The debate keeps raging over background checks for gun buyers. And we've found some people are getting caught 'lying' to get a permit for a concealed weapon.
We're finding people facing charges when it 'appears' they try to do the right thing--get a permit to carry a gun. The problem? Their dirty little secrets.
"Why do you think you should have a gun if you have that trouble in your past? Trouble in my past?"
19 Action News confronts a young man recently investigated for falsification.
He was caught lying when he applied for a concealed weapons permit. Didn't revealed he'd been convicted of a crime as a juvenile.
"Why didn't you put that down?"
"Why didn't I put that down? My understanding was my record was sealed when I turned 18," replied gun permit applicant, Dustin McRoberts.
Every year Cuyahoga County Sheriff deputies approve thousands of concealed weapons permits.
But lately we've been noticing people investigated for falsification.
Not admitting they've had trouble with the law.
Not revealing sex crimes, mental incompetence or trouble as a juvenile including drug trafficking and felony assault.
Deputies say anyone applying for a gun permit gets checked using fingerprints and social security numbers through police databases.
"It's hard to get in somebody's mind why they would lie about their background," said Sgt. Don Michalosky, Cuyahoga County Sheriff's Office.
"Just trying to follow the rules and the laws."
Meet the wife of Charles Crabtree. His case is moving through court. Records show he didn't reveal an old conviction.
His wife says the case happened 28 years ago when he was a teen. She thinks this isn't what it seems. Hiding something to get away with carrying a gun.

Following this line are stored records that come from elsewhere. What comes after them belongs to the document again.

template <typename T>
static int launch_planned(const BvhImpl<T>& b, int leaf_kind, const T* d_prims, const T* d_rays, size_t n, unsigned flags,
                          typename HitOf<T>::Type* d_hits, bvh_amd_counters* d_counters, hipStream_t stream, const Plan* plan)
{
    if (n == 0) return BVH_AMD_OK;
// ... 29 lines not shown
        if (ev) timer.begin_armed = hipEventRecord(ev, stream) == hipSuccess;
    }
    TraceArgs<T> args{};
    args.pairs = b.d_pairs; args.prims = d_prims; args.rays = d_rays; args.hits = d_hits;
    args.pair_bytes = static_cast<uint32_t>(std::min<size_t>(b.pair_count * sizeof(PairNode<T>), 0xFFFFFFFFu));
    args.n = n; args.work = work; args.counters = d_counters; args.root_index = b.root_index;
    args.order = nullptr;
    args.prim_stride = leaf_kind == LEAF_TRIANGLE ? (t_exp.tri_stride > 0 ? static_cast<uint32_t>(t_exp.tri_stride) : 12u) : 4u;
    args.stream_hints = 0;
    args.one_shot = (t_exp.one_shot >= 0 ? t_exp.one_shot > 0 : n <= (size_t{1} << 18)) && !d_counters ? 1u : 0u;
    static const int parts_env = BVH_DEV_INT("BVH_AMD_PARTS", 0);
    args.parts = t_parts > 0 ? std::min(t_parts, 256) : parts_env > 0 ? std::min(parts_env, 256) : n < 65536 ? 1 : 8;
    args.part_size = ((n + args.parts - 1) / args.parts + 63) / 64 * 64;
    args.deep = nullptr; args.deep_cap = 0;
    StreamScope scope(stream);
    void* deep_mem = nullptr;
    void* sort_mem = nullptr;
    ScratchTag deep_tag, sort_tag;
    auto release = [&](int rc) {
        (void)hipEventRecord(slot_event, stream);
        { std::lock_guard<std::mutex> lock(b.work_mutex); b.work_busy[slot] = false; }
        if (deep_mem) scratch_free(deep_mem, deep_tag);
        if (sort_mem) scratch_free(sort_mem, sort_tag);
        return rc;
    };
    if (d_counters) {
        const hipError_t e = hipMemsetAsync(d_counters, 0, sizeof(bvh_amd_counters), stream);
        if (e != hipSuccess) return release(fail(BVH_AMD_ERR_HIP, std::string("intersect_rays: hipMemsetAsync: ") + hipGetErrorString(e)));
    }
    {
        int rc = tree_depth<T>(b, stream);
        if (rc) return release(rc);
        const int max_depth = b.max_depth.load();
        if (max_depth > 64) {
            int cus = 0;
            if (hipDeviceGetAttribute(&cus, hipDeviceAttributeMultiprocessorCount, b.device) != hipSuccess) return release(fail(BVH_AMD_ERR_HIP, "intersect_rays: hipDeviceGetAttribute"));
            const size_t lanes = size_t{8} * cus * kBlock;
            const size_t cap = static_cast<size_t>(max_depth - 64 + 1);
            if (lanes * cap > (size_t{1} << 32))
                return release(fail(BVH_AMD_ERR_UNSUPPORTED, "intersect_rays: the tree is too deep for the traversal stack (" + std::to_string(max_depth) + " levels)"));
            const hipError_t e = scratch_alloc(&deep_mem, lanes * cap * sizeof(uint32_t), &deep_tag);
            if (e != hipSuccess) { deep_mem = nullptr; return release(fail(BVH_AMD_ERR_HIP, std::string("intersect_rays: stack spill buffer: ") + hipGetErrorString(e))); }
            args.deep = static_cast<uint32_t*>(deep_mem); args.deep_cap = static_cast<uint32_t>(cap);
            args.one_shot = 0;
        }
    }
    static const int refill_env = BVH_DEV_INT("BVH_AMD_REFILL", 0);
    static const int leaf_env = BVH_DEV_INT("BVH_AMD_LEAF", 0);
    const bool beyond_l2 = b.pair_count * sizeof(PairNode<T>) > (size_t{32} << 20);
    const bool heavy = beyond_l2 && b.expected_visits.load() >= kReorderMinVisits;
    const bool any_hit = (flags & BVH_AMD_RAY_ANY_HIT) != 0;
    const int forced = coop_fetch_forced();
    const bool coop_capable = true;
    if (plan) {
        args.coop = coop_capable && plan->coop ? 1u : 0u;
        args.refill_threshold = plan->refill; args.leaf_threshold = plan->leaf;
    } else {
        args.coop = (coop_capable && (forced >= 0 ? forced != 0 : (any_hit || (heavy && n >= (size_t{1} << 21))))) ? 1u : 0u;
        const int refill_lane = n <= (size_t{1} << 21) && std::is_same_v<T, float> ? kRefillThresholdSmall : kRefillThreshold;
        const int refill_default = !args.coop ? refill_lane : any_hit ? kCoopRefillAny : heavy ? kCoopRefillHeavy : kCoopRefillAny;
        const int leaf_default = !args.coop ? kLeafThreshold : any_hit ? kCoopLeafAny : heavy ? kCoopLeafHeavy : kCoopLeafAny;
        args.refill_threshold = t_refill > 0 ? t_refill : refill_env > 0 ? refill_env : refill_default;
        args.leaf_threshold = t_leaf > 0 ? t_leaf : leaf_env > 0 ? leaf_env : leaf_default;
    }
    auto zero_tickets = [&]() -> int {
        const hipError_t e = hipMemsetAsync(work, 0, size_t{args.parts} * kTicketStride * sizeof(unsigned long long), stream);
        return e == hipSuccess ? BVH_AMD_OK : fail(BVH_AMD_ERR_HIP, std::string("intersect_rays: hipMemsetAsync: ") + hipGetErrorString(e));
    };
    if (b.dim == 2) {
        if (leaf_kind != LEAF_SPHERE) return release(fail(BVH_AMD_ERR_ARG, "intersect_rays: a 2D BVH traces circles (Sphere<T, 2>) only"));
        if (const int rc0 = zero_tickets()) return release(rc0);
        int rc2 = dispatch<T, LEAF_SPHERE, 2>(b, args, flags, d_counters != nullptr, stream);
        if (rc2 == BVH_AMD_OK && (flags & BVH_AMD_RAY_ORIGINAL_IDS)) rc2 = to_original_ids<T>(b, d_hits, n, stream);
        return release(rc2);
    }
    const bool reorder = (flags & BVH_AMD_RAY_SORTED) ? n > 4096
                       : (flags & BVH_AMD_RAY_UNSORTED) ? false
                       : plan ? plan->reorder && n > 4096
                       : n >= (size_t{1} << 20) && beyond_l2 && b.expected_visits.load() >= kReorderMinVisits;
    g_last_reordered = reorder && n < (size_t{1} << 31);
    args.stream_hints = t_exp.stream_hints >= 0 ? static_cast<uint32_t>(t_exp.stream_hints) : g_last_reordered ? 1u : 0u;
    args.parts = t_parts > 0 ? std::min(t_parts, 256) : parts_env > 0 ? std::min(parts_env, 256) : n < 65536 ? 1 : g_last_reordered ? 8 : 32;
    args.part_size = ((n + args.parts - 1) / args.parts + 63) / 64 * 64;
    if (const int rc0 = zero_tickets()) return release(rc0);
    if (g_last_reordered) {
        const uint32_t n32 = static_cast<uint32_t>(n);
        const size_t words = 4 * n + radix_sort_hist_words(n32, 1);
        hipError_t e = scratch_alloc(&sort_mem, words * sizeof(uint32_t), &sort_tag);
        if (e != hipSuccess) {
            sort_mem = nullptr;
            (void)hipGetLastError();
            if (flags & BVH_AMD_RAY_SORTED) return release(fail(BVH_AMD_ERR_HIP, std::string("intersect_rays: no scratch for BVH_AMD_RAY_SORTED: ") + hipGetErrorString(e)));
            g_last_reordered = false;
        }
    }
    if (g_last_reordered) {
        const uint32_t n32 = static_cast<uint32_t>(n);
        uint32_t *keys = static_cast<uint32_t*>(sort_mem), *vals = keys + n, *kt = vals + n, *vt = kt + n, *hist = vt + n;
        T lo[3], sc[3];
        if (const int rc0 = b.wait_refit()) return release(rc0);
        for (int k = 0; k < 3; ++k) {
            const T ext = b.root_bounds[2 * k + 1] - b.root_bounds[2 * k];
            lo[k] = b.root_bounds[2 * k];
            sc[k] = ext > T(0) ? T(64) / ext : T(0);
        }
        static const int entry_depth = std::min(29, BVH_DEV_INT("BVH_AMD_RAY_KEY_DEPTH", 0));
        int key_bits = 21;
        bool entry_keys = false, first_hist_done = false;
        if constexpr (std::is_same_v<T, float>) entry_keys = entry_depth > 0 && b.dim == 3;
        if constexpr (std::is_same_v<T, float>) {
            if (entry_keys) {
                hipLaunchKernelGGL(ray_entry_keys_kernel, dim3((n32 + 255) / 256), dim3(256), 0, stream, d_rays, n32, args.pairs, args.root_index, entry_depth, keys);
                key_bits = entry_depth + 3;
            }
        }
        if (!entry_keys) {
            static const int cell_bits_env = std::max(1, std::min(8, BVH_DEV_INT("BVH_AMD_RAY_KEY_BITS", 7)));
            const int cell_bits = t_exp.key_bits > 0 ? std::min(8, t_exp.key_bits) : cell_bits_env;
            const T rescale = static_cast<T>(1u << cell_bits) / T(64);
            const int class_bits = cell_bits < 3 ? 0 : t_exp.key_class_bits >= 0 ? std::min(3, t_exp.key_class_bits) : (plan && plan->classes) ? 1 : kKeyClassBits;
            g_last_classes = class_bits > 0;
            const T class_scale = static_cast<T>(t_exp.key_class_scale > 0 ? t_exp.key_class_scale : kKeyClassScalePercent) / T(100);
            const uint32_t tiles = (n32 + kRadixTileU32 - 1) / kRadixTileU32;
            hipLaunchKernelGGL(ray_keys_kernel<T>, dim3(tiles), dim3(1024), 0, stream, d_rays, n32, lo[0], lo[1], lo[2], sc[0] * rescale, sc[1] * rescale,
                               sc[2] * rescale, keys, 1u << cell_bits, t_exp.key_curve == 0 ? 0 : cell_bits,
                               class_bits, class_scale, hist, tiles);
            first_hist_done = true;
            key_bits = 3 * cell_bits + 3;
        }
        uint32_t* order = nullptr;
        int rc = radix_sort_pairs<uint32_t>(keys, vals, kt, vt, n32, 1, key_bits, stream, hist, true, false, &order, first_hist_done);
        if (rc) return release(rc);
        args.order = order;
#if defined(BVH_AMD_DEVELOPER)
        if (getenv("BVH_AMD_CHECK_ORDER")) {
            uint32_t* d_bad = nullptr;
            if (hipMalloc(&d_bad, 8 * sizeof(uint32_t)) == hipSuccess) {
                for (int round = 0; round < 2; ++round) {
                    (void)hipMemsetAsync(d_bad, 0, 8 * sizeof(uint32_t), stream);
                    hipLaunchKernelGGL(k_check_order, dim3((n32 + 255) / 256), dim3(256), 0, stream, order, n32, d_bad);
                    uint32_t bad[8] = {};
                    (void)hipMemcpyAsync(bad, d_bad, sizeof(bad), hipMemcpyDeviceToHost, stream);
                    (void)hipStreamSynchronize(stream);
                    if (bad[0]) {
                        std::vector<uint32_t> host(n32);
                        (void)hipMemcpy(host.data(), order, size_t{n32} * 4, hipMemcpyDeviceToHost);
                        uint32_t host_bad = 0;
                        for (uint32_t v : host) host_bad += v >= n32 ? 1u : 0u;
                        fprintf(stderr, "[check order] look %d: the copy engine sees %u bad entries\n", round, host_bad);
                    }
                    if (bad[0]) fprintf(stderr, "[check order] look %d: %u of %u entries are not ray indices; first at %u = 0x%x, %u = 0x%x, %u = 0x%x (sort_mem %p, order %p)\n", round, bad[0], n32,
                                        bad[1], bad[2], bad[3], bad[4], bad[5], bad[6], sort_mem, static_cast<void*>(order));
                }
                (void)hipFree(d_bad);
            }
        }
#endif
    }
    {
        const size_t dflt = std::is_same_v<T, double> ? std::min<size_t>(n / 64, kStaggerDouble)
                                                      : std::min<size_t>(n / 16, heavy ? kStaggerHeavy : kStaggerLight);
        const size_t whole = t_exp.stagger > 0 ? static_cast<size_t>(t_exp.stagger) : t_exp.stagger == 0 ? 0 : dflt;
        args.stagger = whole ? std::max<uint32_t>(1u, static_cast<uint32_t>(whole / args.parts)) : 0u;
    }
    g_last_plan[0] = g_last_reordered ? (g_last_classes ? 2 : 1) : 0; g_last_plan[1] = static_cast<int>(args.coop); g_last_plan[2] = args.refill_threshold; g_last_plan[3] = args.leaf_threshold;
    int rc = leaf_kind == LEAF_TRIANGLE ? dispatch<T, LEAF_TRIANGLE>(b, args, flags, d_counters != nullptr, stream)
                                        : dispatch<T, LEAF_SPHERE>(b, args, flags, d_counters != nullptr, stream);
    if (rc == BVH_AMD_OK && (flags & BVH_AMD_RAY_ORIGINAL_IDS)) rc = to_original_ids<T>(b, d_hits, n, stream);
    return release(rc);
}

"Again trying to follow the rules. Trying to let everybody know we have a gun and we have a permit for this."
So what about that? Why indict people going to a county office to file for a permit.
We hear all the time anyone can buy a gun on the street. Why go after people following the process?
"Doing the right thing is full disclosure. So if they're withholding information, we can guess what their intent was. But that wouldn't be how the justice system operates."
We checked on what happens.
First--you don't get a permit.
As for criminal charges for falsification--Cuyahoga County prosecutors consider the 'intent' of the person caught keeping secrets about the past. And how long ago was the conviction? Was it a crime of violence?
In recent months 14 cases. One man got probation. Three cases are pending. 10 dismissed.
Dustin McRoberts had his case for lying dismissed.
His trouble came from not revealing a breaking and entering case as a kid.
"I was 13. dumb. Broke into a house. It was my first offense."
In the end deputies say if you keep a secret about your past they're not reading your mind. You'll end up in court even if it looked like you we're doing the right thing to get a permit to carry a gun.
With guns a dirty little secret can be a big thing.